Михай. Сын Рубины и Сандро. Ему 57 лет. Унаследовал от отца тягучий иссиня чёрный взгляд, передал с генами сыну Степану и внукам Николаю, Виктору, Алмазе. Кудрявые тёмные волосы и усы. Кроме этого у него был очень мягкий характер, и всё это вместе сразу привлекло внимание Лилы, которая и стала его верной женой. И сама Лила была красива. Большие выразительные карие глаза. Пухловатые, красивое очертание губ. Да и по характеру спокойная, под стать мужу. Были как два сапога – пара.
Степан и Роза. Внук с женой. Потомок Рубины и Сандро. Оба невысокого роста, худощавые, видно, в прабабушку Марию Степан пошёл. Только вот со взрывным характером. Да ещё и оба с женой одинавовы по эмоциональности. В этой паре умудрялись по несколько раз в день поссориться и помириться. Роза была единственной дочкой в семье, привыкла к вниманию, и постоянно ревновала Степана. Прямо какие-то африканские страсти между ними творились. Её эмоциональные взрывы мог осадить, пожалуй, только Сандро. Иногда было достаточно одного его строгого взгляда.
А ещё в этой большой семье Рубины были правнуки (два сына и дочь Степана и Розы) Николай 16 лет, Витя 14 лет, и Алмаза 11 лет.

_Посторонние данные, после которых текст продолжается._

typedef struct KgAggArgs {
    int32_t N, C, K, V, W;
    int32_t T;
    int32_t rep;
    const float* a;
    const float* x;  int64_t x_sN, x_sC;
    const float* y;  int64_t y_sN, y_sC;
    float* out;  int64_t o_sN, o_sC;
    float* ws;  int64_t ws_bytes;
    int32_t a_transposed;
    int32_t defer_sum;
    const float* res;  int64_t r_sN, r_sC;  int32_t r_T, r_V, r_tstride;  const int32_t* r_inv;
    const float* mask;  int64_t m_sN, m_sC;  float slope;
} KgAggArgs;

int     kg_agg_expand(const KgAggArgs* a, void* stream);
int     kg_agg_reduce(const KgAggArgs* a, void* stream);
int64_t kg_agg_outer_workspace_bytes(const KgAggArgs* a);
int     kg_agg_outer(const KgAggArgs* a, void* stream);
int     kg_agg_outer_slabs(const KgAggArgs* a);
typedef struct KgOuterSumJob { const float* ws; float* out; int32_t nout, slabs; } KgOuterSumJob;
#define KG_OUTER_SUM_MAX_JOBS 16
typedef struct KgOuterSumJobs { int32_t njobs; KgOuterSumJob job[KG_OUTER_SUM_MAX_JOBS]; } KgOuterSumJobs;
int     kg_agg_outer_sum_many(const KgOuterSumJobs* jobs, void* stream);
int     kg_agg_outer_many(const KgAggArgs* jobs, int32_t njobs, void* stream);

typedef struct KgAggConvArgs {
    int32_t N, Cin, M, T, V, W, K;
    const float* x;  int64_t x_sN, x_sC;
    const float* a;  int32_t a_transposed;
    const int32_t* nbr;  int32_t pcount[3];
    const float* w;  int64_t w_sT, w_sO, w_sI;
    float* out;  int64_t o_sN, o_sC;
    const float* add;  int64_t a_sN, a_sC;  int32_t a_tstride;
    float* xa;  int64_t xa_sN, xa_sC;
} KgAggConvArgs;

int kg_aggconv_supported(const KgAggConvArgs* a);
int kg_aggconv(const KgAggConvArgs* a, void* stream);

typedef struct KgGenArgs {
    int32_t N, C, K, Cr, Tc, Vc, V, rep;
    const float* a;  const float* u;
    const float* b;
    const float* y;  float* y_out;  int64_t y_sN, y_sC;
    float* z;  int64_t z_sN, z_sC;
    float* zf;  int64_t zf_sN, zf_sC;
    const float* rs;  float* rs_out;  int64_t rs_sN, rs_sC;
    const float* rbias;
    float* r;  int64_t r_sN, r_sC;
} KgGenArgs;

int kg_gen_expand(const KgGenArgs* a, void* stream);
int kg_gen_fold(const KgGenArgs* a, void* stream);

typedef struct KgGenAdjJob {
    const float* dbt;
    const float* u;
    const float* a;
    float* out;
    int32_t K, Kd, V, Vc, accumulate;
} KgGenAdjJob;
#define KG_GEN_ADJ_MAX_JOBS 8
int kg_gen_adj_finish(const KgGenAdjJob* jobs, int32_t njobs, void* stream);

typedef struct KgGenPrepJob {
    const float* a;  const float* imp;  const float* u;
    float* aeff;  float* b;
    int32_t K, V, Vc;
} KgGenPrepJob;
int kg_gen_adj_prepare(const KgGenPrepJob* jobs, int32_t njobs, void* stream);

typedef struct KgGenTailArgs {
    int32_t N, C, T, V;  int32_t act;  float slope;
    const float* g;  int64_t g_sN, g_sC;
    const float* out;  int64_t o_sN, o_sC;
    const float* u;  int64_t u_sN, u_sC;  const float* mean_t;  const float* rstd_t;  const float* gamma_t;
    const float* r;  int64_t r_sN, r_sC;  const float* mean_r;  const float* rstd_r;  const float* gamma_r;
    const float* noise;
    float* coef;
    float* dgamma_t;  float* dbeta_t;  float* dgamma_r;  float* dbeta_r;  float* dnw;
    float* ws;  int64_t ws_bytes;  int32_t* counters;  int32_t counters_len;
    float* du;  int64_t du_sN, du_sC;
    float* dr;  int64_t dr_sN, dr_sC;
} KgGenTailArgs;
int64_t kg_gen_tail_workspace_bytes(const KgGenTailArgs* a);
int     kg_gen_tail_stats(const KgGenTailArgs* a, void* stream);
int     kg_gen_tail_apply(const KgGenTailArgs* a, void* stream);

typedef struct KgPlane { float* p;  int64_t sN, sC; } KgPlane;
typedef struct KgGenBnLayer {
    const float* gamma;  const float* beta;  float* running_mean;  float* running_var;  int64_t* num_batches_tracked;
    float momentum, eps;
    float* coef;
} KgGenBnLayer;
typedef struct KgGenBlockArgs {
    int32_t N, groups;
    int32_t Cin, C, K, Kp;
    int32_t Tc, Vc, T, V, rep;
    int32_t res_kind;
    int32_t bn_t;
    int32_t act;  float slope;
    KgPlane x;
    KgPlane pu, pr;  const float* pcoef_t;  const float* pcoef_r;  const float* pnoise;  const float* pnw;  int32_t pact;
    KgPlane xout;
    const float* wg;  const float* wr;  const float* br;  const float* wt;  const float* bt;
    const float* b;
    const float* u;
    KgPlane yc, z, r, uo;
    KgGenBnLayer bt_, br_;
    const float* noise;  const float* nw;  KgPlane out;
    float* ws;  int64_t ws_bytes;  int32_t* counters;  int32_t counters_len;
} KgGenBlockArgs;
typedef struct KgGenBlockBwdArgs {
    int32_t N;
    int32_t Cin, C, K, Kp, Tc, Vc, T, V, rep, res_kind, bn_t, act;  float slope;
    KgPlane g, out, uo, r;
    const float* coef;
    const float* wg;  const float* wr;  const float* wt;  const float* b;  const float* u;
    KgPlane du, dr, gyc, zf, gx;
    KgPlane px, pu, pr;  const float* pnoise;  int32_t pact;
    const float* pmean_t;  const float* prstd_t;  const float* pgamma_t;
    const float* pmean_r;  const float* prstd_r;  const float* pgamma_r;
    float* pcoef;  float* dgamma_t;  float* dbeta_t;  float* dgamma_r;  float* dbeta_r;  float* dnw;
    float* ws;  int64_t ws_bytes;  int32_t* counters;  int32_t counters_len;
} KgGenBlockBwdArgs;
int64_t kg_genblock_lds_bytes(const KgGenBlockArgs* a);
int64_t kg_genblock_workspace_bytes(const KgGenBlockArgs* a);
int     kg_genblock_fwd(const KgGenBlockArgs* a, void* stream);
int64_t kg_genblock_bwd_lds_bytes(const KgGenBlockBwdArgs* a);
int64_t kg_genblock_bwd_workspace_bytes(const KgGenBlockBwdArgs* a);
int     kg_genblock_bwd(const KgGenBlockBwdArgs* a, void* stream);

typedef struct KgRowsumArgs {
    int32_t N, C, T, V;
    const float* x;  int64_t x_sN, x_sC;
    const float* y;  int64_t y_sN, y_sC;
    const float* shift;
    int32_t want_second;
    float* out;
    float* ws;  int64_t ws_bytes;
    int32_t accumulate;
    float* out2;
} KgRowsumArgs;

int64_t kg_rowsum_workspace_bytes(const KgRowsumArgs* a);
int     kg_rowsum(const KgRowsumArgs* a, void* stream);
int64_t kg_rowsum_many_workspace_bytes(const KgRowsumArgs* jobs, int32_t njobs);
int     kg_rowsum_many(const KgRowsumArgs* jobs, int32_t njobs, float* ws, int64_t ws_bytes, void* stream);

typedef struct KgEltArgs {
    int32_t N, C, T, V;
    const float* x;  int64_t x_sN, x_sC;
    const float* r;  int64_t r_sN, r_sC;
    const float* noise;
    const float* sx; const float* bx; const float* sr; const float* br; const float* nw;
    float* out;  int64_t o_sN, o_sC;
    int32_t act;  float slope;
    int32_t groups;
    int64_t coef_gs;
} KgEltArgs;

int kg_act_bwd(const KgEltArgs* a, void* stream);
int kg_affine_act(const KgEltArgs* a, void* stream);

typedef struct KgBnArgs {
    int32_t N, C, T, V;
    const float* x;  int64_t x_sN, x_sC;
    const float* g;  int64_t g_sN, g_sC;
    const float* gamma; const float* beta;
    float* running_mean; float* running_var;
    int64_t* num_batches_tracked;
    const float* mean; const float* rstd;
    float momentum, eps;
    int32_t training;
    float* coef;
} KgBnArgs;

int kg_bn_fwd(const KgBnArgs* a, void* stream);
int kg_bn_bwd(const KgBnArgs* a, void* stream);

typedef struct KgBnJob {
    KgBnArgs a;
    int32_t groups;
} KgBnJob;

int64_t kg_bn_bwd_many_workspace_bytes(const KgBnArgs* jobs, int32_t njobs);
int     kg_bn_bwd_many(const KgBnArgs* jobs, int32_t njobs, float* ws, int64_t ws_bytes, int32_t* counters,
                       int32_t counters_len, void* stream);
int64_t kg_bn_fwd_many_workspace_bytes(const KgBnJob* jobs, int32_t njobs);
int     kg_bn_fwd_many(const KgBnJob* jobs, int32_t njobs, float* ws, int64_t ws_bytes, int32_t* counters,
                       int32_t counters_len, void* stream);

Мальчики по характеру были не в родителей спокойными и любознательными, а вот Алмаза с самого детства была хитра не по годам. С раннего детства пользовалась тем, что унаследовала от отца поистине магический цыганский взгляд, чтобы получить желаемое. Словно в бездну падал посмотревший в её глаза.
Как только Рубина с Колей вернулись, порог переступили, мать Коли Роза с беспокойством громко спросила:
– Где вас носит? Давно пора уже ужинать и спать!

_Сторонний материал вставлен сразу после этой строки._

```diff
@@ -147,25 +156,33 @@
         index = index.to(dev)
         exact_tier = bool(st.get('exact_tier', False))
         thr = st['thr']
+        store = [] if hasattr(ops, 'ring_store') else None
+        fused = store is not None and type(comm) is LocalComm
         for k, buf in self.local.items():
             if k in st:
-                buf[lbase:lbase + b].copy_(st[k])
+                self._put(store, st[k], buf, lbase)
         ring = self.ring
         slab = lambda k: ring[k][gbase:gbase + comm.world_size * b]
         own = slice(gbase + rank * b, gbase + (rank + 1) * b)
+        first = ('embedding', 'topk_indices', 'topk_values', 'preds_LLH', 'preds_geocell')
         self._mark(marks)
-        comm.gather_many([st['embedding'], st['topk_indices'], st['topk_values'], st['preds_LLH'], st['preds_geocell'], index],
-                         out=[slab('embedding'), slab('topk_indices'), slab('topk_values'), slab('preds_LLH'), slab('preds_geocell'),
-                              slab('index')])
+        if fused:
+            for k in first:
+                self._put(store, st[k], ring[k], gbase)
+            self._put(store, index, ring['index'], gbase)
+            mine = {k: st[k] for k in first}
+        else:
+            comm.gather_many([st[k] for k in first] + [index], out=[slab(k) for k in first] + [slab('index')])
+            mine = {k: ring[k][own] for k in first}
         self._mark(marks)
         rtol = rcode = None
         W_head = model.cell_layer.weight.data
         if self.refiner is not None:
             llh_r, cell_r, rtol, rcode, self.boundary_checked = self.refiner.forward_certain(
-                ring['embedding'][own], ring['preds_LLH'][own], ring['topk_indices'][own], ring['topk_values'][own], W_head,
+                mine['embedding'], mine['preds_LLH'], mine['topk_indices'], mine['topk_values'], W_head,
                 st['wstats'], st.get('drift'))
-            self.local['refine_tol'][lbase:lbase + b].copy_(rtol)
-            self.local['refine_code'][lbase:lbase + b].copy_(rcode)
+            self._put(store, rtol, self.local['refine_tol'], lbase)
+            self._put(store, rcode, self.local['refine_code'], lbase)
         wants_queue = bool(getattr(model, 'exact_top1', False)) and px is not None
         if wants_queue:
             px_rows = px.reshape((b, -1)).contiguous()
@@ -184,12 +201,19 @@
         else:
             certain, cause, _ = ops.requeue_append(st['tol'], rtol, rcode, thr, False)
         small = [certain.view(torch.bool), cause, (self._true if exact_tier else self._false)[:b], self.counters[:1]]
-        outs = [slab('certain'), slab('cause'), slab('exact'), self.counts_all[slot]]
+        keys = ['certain', 'cause', 'exact']
         if self.refiner is not None:
             small += [llh_r, cell_r]
-            outs += [slab('refined_LLH'), slab('refined_geocell')]
+            keys += ['refined_LLH', 'refined_geocell']
         self._mark(marks)
-        comm.gather_many(small, out=outs)
+        if fused:
+            for k, t in zip(keys, small[:3] + small[4:]):
+                self._put(store, t, ring[k], gbase)
+            self._put(store, small[3].view(1, 1), self.counts_all, slot)
+        else:
+            comm.gather_many(small, out=[slab(k) for k in keys[:3]] + [self.counts_all[slot]] + [slab(k) for k in keys[3:]])
+        if store:
+            ops.ring_store(store)
         self.host_counts[slot].copy_(self.counts_all[slot], non_blocking=True)
         if self.events[slot] is not None:
             self.events[slot].record()
@@ -333,7 +357,13 @@
         gbase, lbase = rec['slot'] * self.WB, rec['slot'] * self.B
         n = comm.world_size * b
         ring = self.ring
-        res = {k: ring[k][gbase:gbase + n].clone() for k in ring}
+        if hasattr(self.ops, 'ring_release'):
+            out = self.ops.ring_release([(ring[k], gbase, n) for k in ring] + [(buf, lbase, b) for buf in self.local.values()])
+            res = dict(zip(ring, out))
+            mine = dict(zip(self.local, out[len(ring):]))
+        else:
+            res = {k: ring[k][gbase:gbase + n].clone() for k in ring}
+            mine = {kk: buf[lbase:lbase + b].clone() for kk, buf in self.local.items()}
         k = int(getattr(self.model, 'num_candidates', res['topk_indices'].shape[1]))
         own = slice(rank * b, (rank + 1) * b)
         state = {'embedding': res['embedding'][own], 'topk_values': res['topk_values'][own], 'topk_indices': res['topk_indices'][own],
@@ -341,8 +371,7 @@
                  'certain': res['certain'][own], 'exact': res['exact'][own], 'cause': res['cause'][own], 'pixel_values': None}
         if self.refiner is not None:
             state['refined_LLH'], state['refined_geocell'] = res['refined_LLH'][own], res['refined_geocell'][own]
-        for kk, buf in self.local.items():
-            state[kk] = buf[lbase:lbase + b].clone()
+        state.update(mine)
         res['topk_indices'] = res['topk_indices'][:, :k]
         res['topk_values'] = res['topk_values'][:, :k]
         prev = self._prev_appended
diff --git a/pigeon_amd/hip_ops.py b/pigeon_amd/hip_ops.py
--- a/pigeon_amd/hip_ops.py
+++ b/pigeon_amd/hip_ops.py
@@ -691,6 +691,50 @@
     check(load().pg_scatter_rows(_p(src), rb, _p(dst_row), n, _p(dst), dst.shape[0], int(wb), int(b), int(off), _stream()), "pg_scatter_rows")
 
 
+def _ring_table(what: str, blocks):
+    tab = (_lib.RingDesc * max(len(blocks), 1))()
+    for i, (src, src_row, dst, dst_row, rows) in enumerate(blocks):
+        _dev(src); _dev(dst)
+        if src.dtype != dst.dtype or tuple(src.shape[1:]) != tuple(dst.shape[1:]) or src.dim() < 1:
+            raise _lib.PigeonHipError(f"{what}: rows of {src.dtype} {tuple(src.shape[1:])} into {dst.dtype} {tuple(dst.shape[1:])}")
+        if rows < 0 or src_row < 0 or dst_row < 0 or src_row + rows > src.shape[0] or dst_row + rows > dst.shape[0]:
+            raise _lib.PigeonHipError(f"{what}: rows [{src_row}, {src_row + rows}) of {src.shape[0]} into [{dst_row}, {dst_row + rows}) "
+                                      f"of {dst.shape[0]}")
+        rb = src.element_size()
+        for d in src.shape[1:]:
+            rb *= int(d)
+        tab[i] = _lib.RingDesc(src.data_ptr(), dst.data_ptr(), rb, int(src_row), int(dst_row), int(rows))
+    return tab
+
+
+def ring_store(blocks) -> None:
+    blocks = [(s, 0, d, r, int(s.shape[0])) for s, d, r in blocks]
+    check(load().pg_ring_store(_ring_table("ring_store", blocks), len(blocks), _stream()), "pg_ring_store")
+
+
+_RELEASE_ALIGN = 16
+
+
+def ring_release(blocks) -> list:
+    if not blocks:
+        return []
+    sizes = []
+    for s, _, rows in blocks:
+        nb = int(rows) * s.element_size()
+        for d in s.shape[1:]:
+            nb *= int(d)
+        sizes.append(nb)
+    offs, total = [], 0
+    for nb in sizes:
+        offs.append(total)
+        total += (nb + _RELEASE_ALIGN - 1) // _RELEASE_ALIGN * _RELEASE_ALIGN
+    packed = torch.empty((max(total, _RELEASE_ALIGN),), dtype=torch.uint8, device=blocks[0][0].device)
+    outs = [packed[o:o + nb].view(s.dtype).view((int(rows),) + tuple(s.shape[1:])) for (s, _, rows), o, nb in zip(blocks, offs, sizes)]
+    table = [(s, r0, o, 0, int(rows)) for (s, r0, rows), o in zip(blocks, outs)]
+    check(load().pg_ring_release(_ring_table("ring_release", table), len(table), _stream()), "pg_ring_release")
+    return outs
+
+
 def x3_split(x: torch.Tensor, gelu: bool = False) -> torch.Tensor:
     _dev(x, torch.float32)
     rows, cols = x.shape
```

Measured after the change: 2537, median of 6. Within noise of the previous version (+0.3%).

Судя по всему, назревал очередной скандал, но Сандро посмотрел на неё строго, и резко оборвал:
– Штыл! Ничего, пусть парень узнает всё цыганство! Или ты хочешь посадить его возле своей юбки?
Роза не посмела сказать больше ни слова возмущения старшему цыгану в доме, поджала губы, и вместе с Лилой, продолжая молча выражать недовольство лицом, резкими движениями, начала собирать на стол…
Вскоре после ужина в доме погасили свет, все улеглись по своим местам спать, минута за минутой постепенно окунаясь в мягкую дремоту.
Часть 3. «Сказка про братьев»
И вот снова Рубина с правнуком Колей на прежнем месте на поляне неподалёку от реки. И снова им пляшет свой страстный танец огонь, пытаясь осыпать колкими жгучими искрами, окутать дымом, пропитать своим духом. Снова смеркалось. Заканчивался ещё один летний день…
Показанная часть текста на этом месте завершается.